The sports-mad Lemon - who played netball, football, hockey and lacrosse as a kid - reluctantly agreed. Partly in order to face her fears, but mostly, she says, because she was “sick of walking everywhere”.

“I decided to try one of those Adelaide Free Bikes,” she laughed.

“I was a little bit wobbly, but as soon as I got on it I felt a sense of freedom.”

That sensation was addictive and, in 2016, Lemon joined a local cycling club, where she discovered a renewed purpose to her life.

“I really hadn’t felt a great sense of happiness or that I’d achieved really anything after the accident up until then,” she said.

“Maybe riding a bike was just a matter of doing something that people told me I probably wouldn’t be able to do.”

Australian para-cyclist Meg Lemon trains for the Tokyo Paralympics. Picture: Tricia Watkinson
Australian para-cyclist Meg Lemon trains for the Tokyo Paralympics.
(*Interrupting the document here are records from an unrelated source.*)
__global__ void __launch_bounds__(XM_BLOCK)
hist_kernel(const uint8_t *__restrict__ code, uint64_t n, uint32_t n_gran, CountSink sink)
{
    __shared__ __attribute__((aligned(16))) uint32_t lds_all[XM_BLOCK / 64][XM_COUNT_LDS_WORDS];
    const uint32_t lane = threadIdx.x & 63u, wave = threadIdx.x >> 6;
    uint32_t *lds = lds_all[wave];
    const uint32_t g = blockIdx.x * (XM_BLOCK / 64) + wave;
    if (g >= n_gran) return;
    for (uint32_t k = lane; k < (uint32_t)XM_COUNT_LDS_WORDS; k += 64u) lds[k] = 0;

    constexpr int TILES = XM_GRAN / 1024;
    const uint64_t rec0 = (uint64_t)g * XM_GRAN;
    uint32_t w[TILES][4];
#pragma unroll
    for (int k = 0; k < TILES; ++k) load_codes16(code, rec0 + (uint64_t)k * 1024u + lane * 16u, n, w[k]);
    lds_settle();

    const uint32_t rep = lane & (XM_HREP - 1u);
    uint32_t common = w[0][0] & 0xFFu;
    if (common == XM_NO_UNIT) common = (w[0][0] >> 8) & 0xFFu;
    common = (uint32_t)__builtin_amdgcn_readfirstlane((int)common);
    uint32_t n_common = 0;
#pragma unroll
    for (int k = 0; k < TILES; ++k) {
#pragma unroll
        for (int j = 0; j < 16; ++j) {
            const uint32_t c = (w[k][j >> 2] >> (8 * (j & 3))) & 0xFFu;
            const bool unit = c != XM_NO_UNIT;
            if (__ballot(unit) == 0ull) continue;
            const bool same = unit && c == common;
            n_common += same ? 1u : 0u;
            if (unit && !same) atomicAdd(&lds[(c & 63u) * XM_HREP + rep], 1u);
        }
    }
    if (n_common) atomicAdd(&lds[(common & 63u) * XM_HREP + rep], n_common);
    lds_settle();
    count_flush(lds, g, sink);
}

#define XM_SCAN_THREADS 1024
__device__ __forceinline__ unsigned long long block_sum_1024(unsigned long long v, unsigned long long *wsum)
{
    v += __shfl_xor(v, 1, 64);  v += __shfl_xor(v, 2, 64);  v += __shfl_xor(v, 4, 64);
    v += __shfl_xor(v, 8, 64);  v += __shfl_xor(v, 16, 64); v += __shfl_xor(v, 32, 64);
    if ((threadIdx.x & 63u) == 0u) wsum[threadIdx.x >> 6] = v;
    __syncthreads();
    unsigned long long total = 0;
#pragma unroll
    for (int w = 0; w < XM_SCAN_THREADS / 64; ++w) total += wsum[w];
    return total;
}
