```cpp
int pgv_ctx_set_bound(pgv_ctx *ctx, int mode) {
    if (!ctx) PGV_FAIL(PGV_ERR_ARG, "pgv_ctx_set_bound: ctx is NULL");
    if (mode != PGV_BOUND_STATISTICAL && mode != PGV_BOUND_WORST_CASE)
        PGV_FAIL(PGV_ERR_ARG, "pgv_ctx_set_bound: unknown mode %d", mode);
    ctx->bound_mode = mode;
    ctx->assign_bound_mode = mode;
    for (pgv_ctx *c : ctx->children) c->bound_mode = c->assign_bound_mode = mode;
    return PGV_OK;
}

int pgv_ctx_reset_stats(pgv_ctx *ctx) {
    if (!ctx) PGV_FAIL(PGV_ERR_ARG, "ctx is NULL");
// ... 59 lines not shown
```

pgvector_amd/csrc/pgv_abi_ivf.hip:

```cpp
#include "pgv_abi_common.h"

extern "C" {


namespace {
struct IndexLayout {
    size_t centers, vectors, offsets, tids, row_norms, center_norms, bytes;
    bool has_tids, has_norms;
};
IndexLayout index_layout(int nlists, int64_t n, size_t row_bytes, bool has_tids, bool l2) {
    auto up = [](size_t v) { return (v + 255) & ~(size_t)255; };
    IndexLayout L{};
    size_t at = 0;
    L.centers = at; at = up(at + (size_t)nlists * row_bytes);
    L.vectors = at; at = up(at + (size_t)(n > 0 ? n : 1) * row_bytes);
    L.offsets = at; at = up(at + sizeof(int64_t) * ((size_t)nlists + 1));
    L.has_tids = has_tids;
    L.tids = at; if (has_tids) at = up(at + sizeof(uint64_t) * (size_t)n);
    L.has_norms = l2;
    L.row_norms = at; if (l2 && n > 0) at = up(at + sizeof(float) * ((size_t)n + 1));
    L.center_norms = at; if (l2) at = up(at + sizeof(float) * ((size_t)nlists + 1));
    L.bytes = at;
    return L;
}
// ... 96 lines not shown

struct ShadowBatch {
    void *qcast = nullptr;
    float *qscale = nullptr, *qeps = nullptr;
    float *cscale = nullptr, *ceps = nullptr;
    float *pair_t = nullptr;
    bool scan_follows = false;
    bool cast_for_scan = false;
    bool pairs_done = false;
};

int shadow_batch_cast(pgv_index *ix, const void *q_dev, int nq, int probes, bool for_rank, bool for_scan, ShadowBatch *sb) {
    pgv_ctx *ctx = ix->ctx;
    const RowGeom &g16 = ix->shadow_geom;
    const size_t qb = ((size_t)nq * g16.ld * sizeof(uint16_t) + 255) & ~(size_t)255;
    PGV_TRY(ctx->sh_q.ensure(qb + sizeof(float) * (size_t)nq * (4 + (size_t)probes)));
    sb->qcast = ctx->sh_q.p;
    sb->qscale = reinterpret_cast<float *>(ctx->sh_q.as<char>() + qb);
    sb->qeps = sb->qscale + nq;
    sb->cscale = sb->qeps + nq;
    sb->ceps = sb->cscale + nq;
    sb->pair_t = sb->ceps + nq;
    constexpr double u = 5.9604644775390625e-8;
    ShadowTerms st{};
    st.s = ix->shadow_s;
    st.E = ix->shadow_E;
    st.P = ix->shadow_P;
    st.g_dot = gamma_n(shadow_chain_length(g16) + 4.0, u);
    st.g_pair = gamma_n((double)pair_chain_length(ix->geom), u);
    st.g_cn = shadow_band(ix->geom.ld, 0.f, u).g_norm;
// ... 474 lines not shown
    index_drop_lanes(ix);
    if (lanes == 1) return PGV_OK;
    PGV_HIP(hipEventCreateWithFlags(&ix->lane_event, hipEventDisableTiming));
    PGV_HIP(hipEventCreateWithFlags(&ix->lane_scan_done, hipEventDisableTiming));
    for (int i = 0; i < lanes; i++) {
        pgv_ctx *lc = nullptr;
        pgv_index *v = nullptr;
        int rc = pgv_ctx_create(ix->ctx->device, nullptr, &lc);
        if (rc == PGV_OK) rc = pgv_index_share(ix, lc, &v);
        if (rc != PGV_OK) {
            if (lc) pgv_ctx_destroy(lc);
            index_drop_lanes(ix);
            return rc;
        }
        lc->no_mfma_scan = ix->ctx->no_mfma_scan;
        lc->bound_mode = ix->ctx->bound_mode;
        lc->assign_bound_mode = ix->ctx->assign_bound_mode;
        if (ix->ctx->profiling) (void)pgv_ctx_set_profiling(lc, 1);
        lc->scan_gate = ix->lane_scan_done;
        ix->lanes.push_back(v);
        ix->ctx->children.push_back(lc);
    }
    return PGV_OK;
}
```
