 template <int S>
 __global__ __launch_bounds__(TBX_BLOCK) __attribute__((amdgpu_waves_per_eu(5))) void brk_agent_warp_kernel(const BrkRenderRec* __restrict__ recsLive, const BrkRenderRec* __restrict__ recsA,
@@ -1404,112 +1457,92 @@
 {
     constexpr int W = TBX_BRK_W, H = TBX_BRK_H;
     __shared__ __attribute__((aligned(16))) uint8_t lds_all[TBX_WAVES_PER_BLOCK][352];
-    __shared__ __attribute__((aligned(16))) uint8_t vals_all[TBX_WAVES_PER_BLOCK][AGENT_MAX_OUT_PX];
+    __shared__ __attribute__((aligned(16))) uint8_t vals_all[TBX_WAVES_PER_BLOCK][AGENT_MAX_OUT_PX + BRK_OBS_VALS_PAD];
     const int lane = threadIdx.x & 63;
     const int wave = threadIdx.x >> 6;
-    const int env = wave_uniform(a.first + blockIdx.x * TBX_WAVES_PER_BLOCK + wave);
+    const int n_waves = (int)gridDim.x * TBX_WAVES_PER_BLOCK;
+    int env = wave_uniform(a.first + blockIdx.x * TBX_WAVES_PER_BLOCK + wave);
     if (env >= a.end) return;
     uint8_t* row = lds_all[wave];
     uint8_t* vals = vals_all[wave];
-    const ObsSel sel = agent_obs_sel(a, env);
-    if (sel.none) {
-        for (int i = lane; i < a.oh * a.ow; i += 64) vals[i] = 0;
+    const uint32_t half = (uint32_t)(H * W) / 2u;
+    const BrkObsLane k = brk_obs_lane(pal, lane);
+    ColTaps c0 = load_col(a.tx, lane, a.ow), c1 = load_col(a.tx, lane + 64, a.ow);
+    if (lane >= a.ow) { c0.wlo = 0u; c0.whi = 0u; }
+    if (lane + 64 >= a.ow) { c1.wlo = 0u; c1.whi = 0u; }
+    if (lane < 24) reinterpret_cast<uint32_t*>(row)[64 + lane] = 0u;
+
+#pragma unroll 1
+    for (; env < a.end; env += n_waves) {
+        const ObsSel sel = agent_obs_sel(a, env);
+        if (sel.none) {
+            for (int i = lane; i < a.oh * a.ow; i += 64) vals[i] = 0;
+            observation_commit<S>(vals, a, env, lane, sel.zero);
+            continue;
+        }
+        const bool fresh = !sel.two;
+        const BrkRenderRec* __restrict__ srcA = sel.keep ? keepA : recsA;
+        const BrkRenderRec* __restrict__ srcB = sel.single == 0 ? recsLive : sel.single == 1 ? srcA : sel.keep ? keepB : recsB;
+        const uint32_t rvB = brk_rec_load_lanes(&srcB[env], lane);
+        const uint32_t rvA = fresh ? rvB : brk_rec_load_lanes(&srcA[env], lane);
+        const BrkObsRec recB = brk_obs_rec(rvB, k, lane);
+        const BrkObsRec recA = fresh ? recB : brk_obs_rec(rvA, k, lane);
+
+        uint64_t need[3] = {pal.boundary[0], pal.boundary[1], pal.boundary[2]};
+        uint64_t ovA[3] = {0, 0, 0}, ovB[3] = {0, 0, 0}, diff_a[3] = {0, 0, 0};
+        {
+            brk_obs_overlay_rows(recB, lane, ovB);
+            if (!fresh) brk_obs_overlay_rows(recA, lane, ovA);
+            uint64_t ov[3];
+#pragma unroll
+            for (int w = 0; w < 3; w++) { ov[w] = ovA[w] | ovB[w]; need[w] |= ov[w]; diff_a[w] = fresh ? 0ull : ov[w]; }
+            if (!fresh) {
+                if (__builtin_amdgcn_ballot_w64(recA.bricks != recB.bricks) != 0ull) brk_mark_rows(diff_a, 43, 43 + 4 * pal.rows);
+                if (recA.hud != recB.hud) brk_mark_rows(diff_a, 2, 12);
+            }
+            need[2] |= (ov[2] << 1) | (ov[1] >> 63);
+            need[1] |= (ov[1] << 1) | (ov[0] >> 63);
+            need[0] |= (ov[0] << 1) | 1ull;
+        }
+        uint32_t h0 = 0, h1 = 0;
+        uint32_t acc[2] = {0, 0};
+        int oy = 0, top = H, pos = 0;
+        auto run_to = [&](int end) {
+#pragma clang loop vectorize(disable) interleave(disable)
+            while (top <= end) {
+                const uint32_t w = (uint32_t)(top - pos);
+                const uint32_t s0 = acc[0] + __umul24(w, h0), s1 = acc[1] + __umul24(w, h1);
+                vals[oy * a.ow + lane] = (uint8_t)(((uint64_t)(s0 + half) * a.magic) >> 42);
+                vals[oy * a.ow + lane + 64] = (uint8_t)(((uint64_t)(s1 + half) * a.magic) >> 42);
+                acc[0] = 0; acc[1] = 0;
+                pos = top; top += H; oy += 1;
+            }
+            const uint32_t w = (uint32_t)(end - pos);
+            acc[0] += __umul24(w, h0); acc[1] += __umul24(w, h1);
+            pos = end;
+        };
+#pragma unroll 1
+        for (int wi = 0; wi < 3; wi++) {
+            uint64_t nw = sel4(wi, need[0], need[1], need[2], 0ull);
+            const uint64_t oa = sel4(wi, ovA[0], ovA[1], ovA[2], 0ull), ob = sel4(wi, ovB[0], ovB[1], ovB[2], 0ull);
+            const uint64_t da = sel4(wi, diff_a[0], diff_a[1], diff_a[2], 0ull);
+            if (wi == 2) nw &= (1ull << (H - 128)) - 1ull;
+#pragma unroll 1
+            for (; nw; nw &= nw - 1ull) {
+                const int b = (int)__builtin_ctzll(nw), sy = 64 * wi + b;
+                run_to(sy * a.oh);
+                uint32_t v = brk_gray_line(recB, pal, k, sy, (ob >> b) & 1ull);
+                if ((da >> b) & 1ull) v = bytemax4(brk_gray_line(recA, pal, k, sy, (oa >> b) & 1ull), v);
+                reinterpret_cast<uint32_t*>(row)[lane] = v & k.keep;
+                __builtin_amdgcn_wave_barrier();
+                h0 = hsum(row, c0);
+                h1 = hsum(row, c1);
+                __builtin_amdgcn_wave_barrier();
+            }
+        }
+        run_to(H * a.oh);
         observation_commit<S>(vals, a, env, lane, sel.zero);
-        return;
-    }
-    const bool fresh = !sel.two;
-    const BrkRenderRec* __restrict__ srcA = sel.keep ? keepA : recsA;
-    const BrkRenderRec* __restrict__ srcB = sel.single == 0 ? recsLive : sel.single == 1 ? srcA : sel.keep ? keepB : recsB;
-    const BrkRenderRec recA = srcA[env];
-    const BrkRenderRec recB = srcB[env];
-    const int x0 = lane * 4;
-    const bool active = x0 < W;
-    const uint32_t half = (uint32_t)(H * W) / 2u;
-    const ColTaps c0 = load_col(a.tx, lane, a.ow), c1 = load_col(a.tx, lane + 64, a.ow);
-    const bool on0 = lane < a.ow, on1 = lane + 64 < a.ow;
-    if (lane < 8) reinterpret_cast<uint32_t*>(row)[80 + lane] = 0u;
-    if (lane >= 60 && lane < 64) reinterpret_cast<uint32_t*>(row)[lane] = 0u;
-    if (lane < 16) reinterpret_cast<uint32_t*>(row)[64 + lane] = 0u;
-
-    uint32_t side_dw = 0;
-#pragma unroll
-    for (int i = 0; i < 4; i++) side_dw |= ((x0 + i < 12 || x0 + i >= 228) ? pal.frame : pal.bg) << (8 * i);
-    uint32_t hudA[4], hudB[4];
-    {
-        const int hud_x0[7] = {36, 44, 52, 60, 68, 148, 196};
-#pragma unroll
-        for (int i = 0; i < 4; i++) {
-            uint32_t sel = 7u << 2;
-#pragma unroll
-            for (int g = 0; g < 7; g++) {
-                const int dx = x0 + i - hud_x0[g];
-                if (dx >= 0 && dx < 6) sel = ((uint32_t)g << 2) | (uint32_t)(dx >> 1);
-            }
-            const uint32_t g = sel >> 2;
-            const uint32_t ga = g < 7 ? tbx_digit_glyph((recA.hud >> (4 * g)) & 15u) : 0u;
-            const uint32_t gb = g < 7 ? tbx_digit_glyph((recB.hud >> (4 * g)) & 15u) : 0u;
-            hudA[i] = (ga >> (sel & 3u)) & 0x1249u;
-            hudB[i] = (gb >> (sel & 3u)) & 0x1249u;
-        }
-    }
-
-    BrkLineCache bcA{-1, 0}, bcB{-1, 0};
-    uint64_t need[3] = {pal.boundary[0], pal.boundary[1], pal.boundary[2]};
-    uint64_t ovA[3] = {0, 0, 0}, ovB[3] = {0, 0, 0}, diff_a[3] = {0, 0, 0};
-    {
-        brk_overlay_rows(recB, ovB);
-        if (!fresh) brk_overlay_rows(recA, ovA);
-        uint64_t ov[3];
-#pragma unroll
-        for (int w = 0; w < 3; w++) { ov[w] = ovA[w] | ovB[w]; need[w] |= ov[w]; diff_a[w] = fresh ? 0ull : ov[w]; }
-        if (!fresh) {
-            if (recA.alive[0] != recB.alive[0] || recA.alive[1] != recB.alive[1] || recA.alive[2] != recB.alive[2] ||
-                recA.alive[3] != recB.alive[3] || recA.n_bricks != recB.n_bricks)
-                brk_mark_rows(diff_a, 43, 43 + 4 * pal.rows);
-            if (recA.hud != recB.hud) brk_mark_rows(diff_a, 2, 12);
-        }
-        need[2] |= (ov[2] << 1) | (ov[1] >> 63);
-        need[1] |= (ov[1] << 1) | (ov[0] >> 63);
-        need[0] |= (ov[0] << 1) | 1ull;
-    }
-    uint32_t h0 = 0, h1 = 0;
-    uint32_t acc[2] = {0, 0};
-    int oy = 0, top = H, pos = 0;
-    auto run_to = [&](int end) {
-        while (top <= end) {
-            const uint32_t w = (uint32_t)(top - pos);
-            const uint32_t s0 = acc[0] + __umul24(w, h0), s1 = acc[1] + __umul24(w, h1);
-            if (on0) vals[oy * a.ow + lane] = (uint8_t)(((uint64_t)(s0 + half) * a.magic) >> 42);
-            if (on1) vals[oy * a.ow + lane + 64] = (uint8_t)(((uint64_t)(s1 + half) * a.magic) >> 42);
-            acc[0] = 0; acc[1] = 0;
-            pos = top; top += H; oy += 1;
-        }
-        const uint32_t w = (uint32_t)(end - pos);
-        acc[0] += __umul24(w, h0); acc[1] += __umul24(w, h1);
-        pos = end;
-    };
-#pragma unroll 1
-    for (int wi = 0; wi < 3; wi++) {
-        uint64_t nw = sel4(wi, need[0], need[1], need[2], 0ull);
-        const uint64_t oa = sel4(wi, ovA[0], ovA[1], ovA[2], 0ull), ob = sel4(wi, ovB[0], ovB[1], ovB[2], 0ull);
-        const uint64_t da = sel4(wi, diff_a[0], diff_a[1], diff_a[2], 0ull);
-        if (wi == 2) nw &= (1ull << (H - 128)) - 1ull;
-#pragma unroll 1
-        for (; nw; nw &= nw - 1ull) {
-            const int b = (int)__builtin_ctzll(nw), sy = 64 * wi + b;
-            run_to(sy * a.oh);
-            const uint32_t dB = brk_gray_line(recB, pal, sy, x0, side_dw, hudB, bcB, (ob >> b) & 1ull);
-            uint32_t v = dB;
-            if ((da >> b) & 1ull) v = bytemax4(brk_gray_line(recA, pal, sy, x0, side_dw, hudA, bcA, (oa >> b) & 1ull), dB);
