template <typename T, bool BNL = false>
__global__ __launch_bounds__(kCT, 1) void conv3x3_wgrad_kernel(ConvSrc src, int N, int H, int W, const T* __restrict__ gout, int Cout,
                                                              int nsplit, float* __restrict__ partials, BnLoad bl) {
    extern __shared__ __attribute__((aligned(16))) float wsm[];
    float* Gs = wsm;
    float* Is = wsm + WG_TH * WG_TW * WG_P;
    const int Cin = src.C0 + src.C1;
    const int tid = threadIdx.x, lane = tid & 63, wv = tid >> 6, l15 = lane & 15, kq = lane >> 4;
    const int split = blockIdx.x, ci0 = blockIdx.y * 32, co0 = blockIdx.z * 32;
    const int tilesC = (W + WG_TW - 1) / WG_TW, tilesR = (H + WG_TH - 1) / WG_TH;
    const int ntiles = N * tilesR * tilesC;
    constexpr int IW = WG_TW + 2;
    f32x4 acc[2][18];
#pragma unroll
    for (int a = 0; a < 2; ++a)
#pragma unroll
        for (int b = 0; b < 18; ++b) acc[a][b] = f32x4{0.f, 0.f, 0.f, 0.f};
    float bc[kBwdCoefRows] = {0.f, 0.f, 0.f, 0.f, 0.f, 0.f};
    if (BNL && co0 + (tid & 31) < Cout)
#pragma unroll
        for (int r = 0; r < kBwdCoefRows; ++r) bc[r] = bl.coef[(size_t)r * Cout + co0 + (tid & 31)];

    for (int tile = split; tile < ntiles; tile += nsplit) {
        const int tc = tile % tilesC, tr = (tile / tilesC) % tilesR, n = tile / (tilesC * tilesR);
        const int h0 = tr * WG_TH, w0 = tc * WG_TW;
        __syncthreads();
        for (int idx = tid; idx < WG_TH * WG_TW * 32; idx += kCT) {
            const int c = idx & 31, px = idx >> 5, ix = px % WG_TW, iy = px / WG_TW;
            const int h = h0 + iy, w = w0 + ix;
            float v = 0.f;
            if (h < H && w < W && co0 + c < Cout) {
                const size_t o = (((size_t)n * H + h) * W + w) * Cout + co0 + c;
                v = to_f32(gout[o]);
                if (BNL) {
                    const float g = to_f32(reinterpret_cast<const T*>(bl.gy)[o]);
                    const float lin = bc[4] + bc[5] * (v - bc[2]);
                    v = v * bc[0] + bc[1] > relu_keep_threshold<T>() ? bc[3] * g + lin : lin;
                }
            }
            Gs[px * WG_P + c] = v;
        }
        for (int idx = tid; idx < (WG_TH + 2) * IW * 32; idx += kCT) {
            const int c = idx & 31, px = idx >> 5, ix = px % IW, iy = px / IW;
            const int h = h0 - 1 + iy, w = w0 - 1 + ix, cc = ci0 + c;
            float v = 0.f;
            if (h >= 0 && h < H && w >= 0 && w < W && cc < Cin) {
                if (cc < src.C0) {
                    const int hs = H >> src.ups0, wsz = W >> src.ups0;
                    v = to_f32(reinterpret_cast<const T*>(src.p0)[(((size_t)n * hs + (h >> src.ups0)) * wsz + (w >> src.ups0)) * src.C0 + cc]);
                } else {
                    const int hs = H >> src.ups1, wsz = W >> src.ups1;
                    v = to_f32(reinterpret_cast<const T*>(src.p1)[(((size_t)n * hs + (h >> src.ups1)) * wsz + (w >> src.ups1)) * src.C1 + cc - src.C0]);
                }
            }
            Is[px * WG_P + c] = v;
        }
        __syncthreads();
#pragma unroll 1
        for (int rr = 0; rr < 2; ++rr) {
            const int row = wv * 2 + rr;
#pragma unroll 1
            for (int cs = 0; cs < WG_TW; cs += 4) {
                const float a0 = Gs[(row * WG_TW + cs + kq) * WG_P + l15];
                const float a1 = Gs[(row * WG_TW + cs + kq) * WG_P + 16 + l15];
#pragma unroll
                for (int tap = 0; tap < 9; ++tap) {
                    const int ky = tap / 3, kx = tap % 3;
                    const float* ip = Is + ((row + ky) * IW + cs + kq + kx) * WG_P + l15;
                    const float b0 = ip[0], b1 = ip[16];
                    acc[0][tap * 2 + 0] = __builtin_amdgcn_mfma_f32_16x16x4f32(a0, b0, acc[0][tap * 2 + 0], 0, 0, 0);
                    acc[0][tap * 2 + 1] = __builtin_amdgcn_mfma_f32_16x16x4f32(a0, b1, acc[0][tap * 2 + 1], 0, 0, 0);
                    acc[1][tap * 2 + 0] = __builtin_amdgcn_mfma_f32_16x16x4f32(a1, b0, acc[1][tap * 2 + 0], 0, 0, 0);
                    acc[1][tap * 2 + 1] = __builtin_amdgcn_mfma_f32_16x16x4f32(a1, b1, acc[1][tap * 2 + 1], 0, 0, 0);
                }
            }
        }
    }
    float* Ds = wsm;
    for (int w = 0; w < 4; ++w) {
        __syncthreads();
        if (wv == w) {
#pragma unroll
            for (int a = 0; a < 2; ++a)
#pragma unroll
                for (int b = 0; b < 18; ++b)
#pragma unroll
                    for (int r = 0; r < 4; ++r) {
                        const int co = a * 16 + kq * 4 + r, col = (b / 2) * 32 + (b % 2) * 16 + l15;
                        if (w == 0) Ds[co * 288 + col] = acc[a][b][r];
                        else Ds[co * 288 + col] += acc[a][b][r];
                    }
        }
    }
    __syncthreads();
    float* outp = partials + (((size_t)split * gridDim.z + blockIdx.z) * gridDim.y + blockIdx.y) * (32 * 288);
    for (int e = tid; e < 32 * 288; e += kCT) outp[e] = Ds[e];
}

typedef __bf16 bf16x8_t __attribute__((ext_vector_type(8)));
typedef float f32x16 __attribute__((ext_vector_type(16)));
#define LDS_S16X4(ptr) ((__attribute__((address_space(3))) s16x4*)(ptr))

__device__ __forceinline__ bf16x8_t tr_frag32(const short* row_px0, int kq, int q, int p) {
    s16x4 lo = __builtin_amdgcn_ds_read_tr16_b64_v4i16(LDS_S16X4(row_px0 + (4 * kq + q) * 16 + 4 * p));
    s16x4 hi = __builtin_amdgcn_ds_read_tr16_b64_v4i16(LDS_S16X4(row_px0 + (16 + 4 * kq + q) * 16 + 4 * p));
    s16x8 f = {lo[0], lo[1], lo[2], lo[3], hi[0], hi[1], hi[2], hi[3]};
    return __builtin_bit_cast(bf16x8_t, f);
}

__device__ __forceinline__ bf16x8_t tr_frag(const short* blk_px0, int q, int p) {
    s16x4 lo = __builtin_amdgcn_ds_read_tr16_b64_v4i16(LDS_S16X4(blk_px0 + q * 16 + 4 * p));
    s16x4 hi = __builtin_amdgcn_ds_read_tr16_b64_v4i16(LDS_S16X4(blk_px0 + (4 + q) * 16 + 4 * p));
    s16x8 f = {lo[0], lo[1], lo[2], lo[3], hi[0], hi[1], hi[2], hi[3]};
    return __builtin_bit_cast(bf16x8_t, f);
}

Picture: Tricia Watkinson

Under the tutelage of renowned local para-cycling coach Loza Shaw, Lemon excelled at her new-found passion, and in March 2017 made her debut for Australia at the UCI Para-cycling Track World Championships in Los Angeles.

“Going there was pretty amazing to realise where I had actually got to and what it meant,” she said.

“My parents say ‘it basically put the blue back’ in my eyes.”

Since 2017, Lemon has become one of Australia’s premier track and road para-cyclists, winning a total of seven World Championship bronze medals and one silver in her career so far.

However, it’s the 2020 Tokyo Paralympics in 12 months which she is setting her sights on next.

“Making the team would be the biggest achievement in my life to date,” Lemon said.

“It’d be a way of giving back to the people who have supported me through a pretty hard time.”

Not that going to Tokyo will be the end of her sporting journey, though, with Lemon adamant that she still has plenty left to achieve.

“You probably need to retire if you think you’re the best at your sport already,” she laughed

Lemon has been named as a member of the 14-athlete Australian squad for the 2019 Para-cycling Road World Championships, which take place next month in Emmen, the Netherlands.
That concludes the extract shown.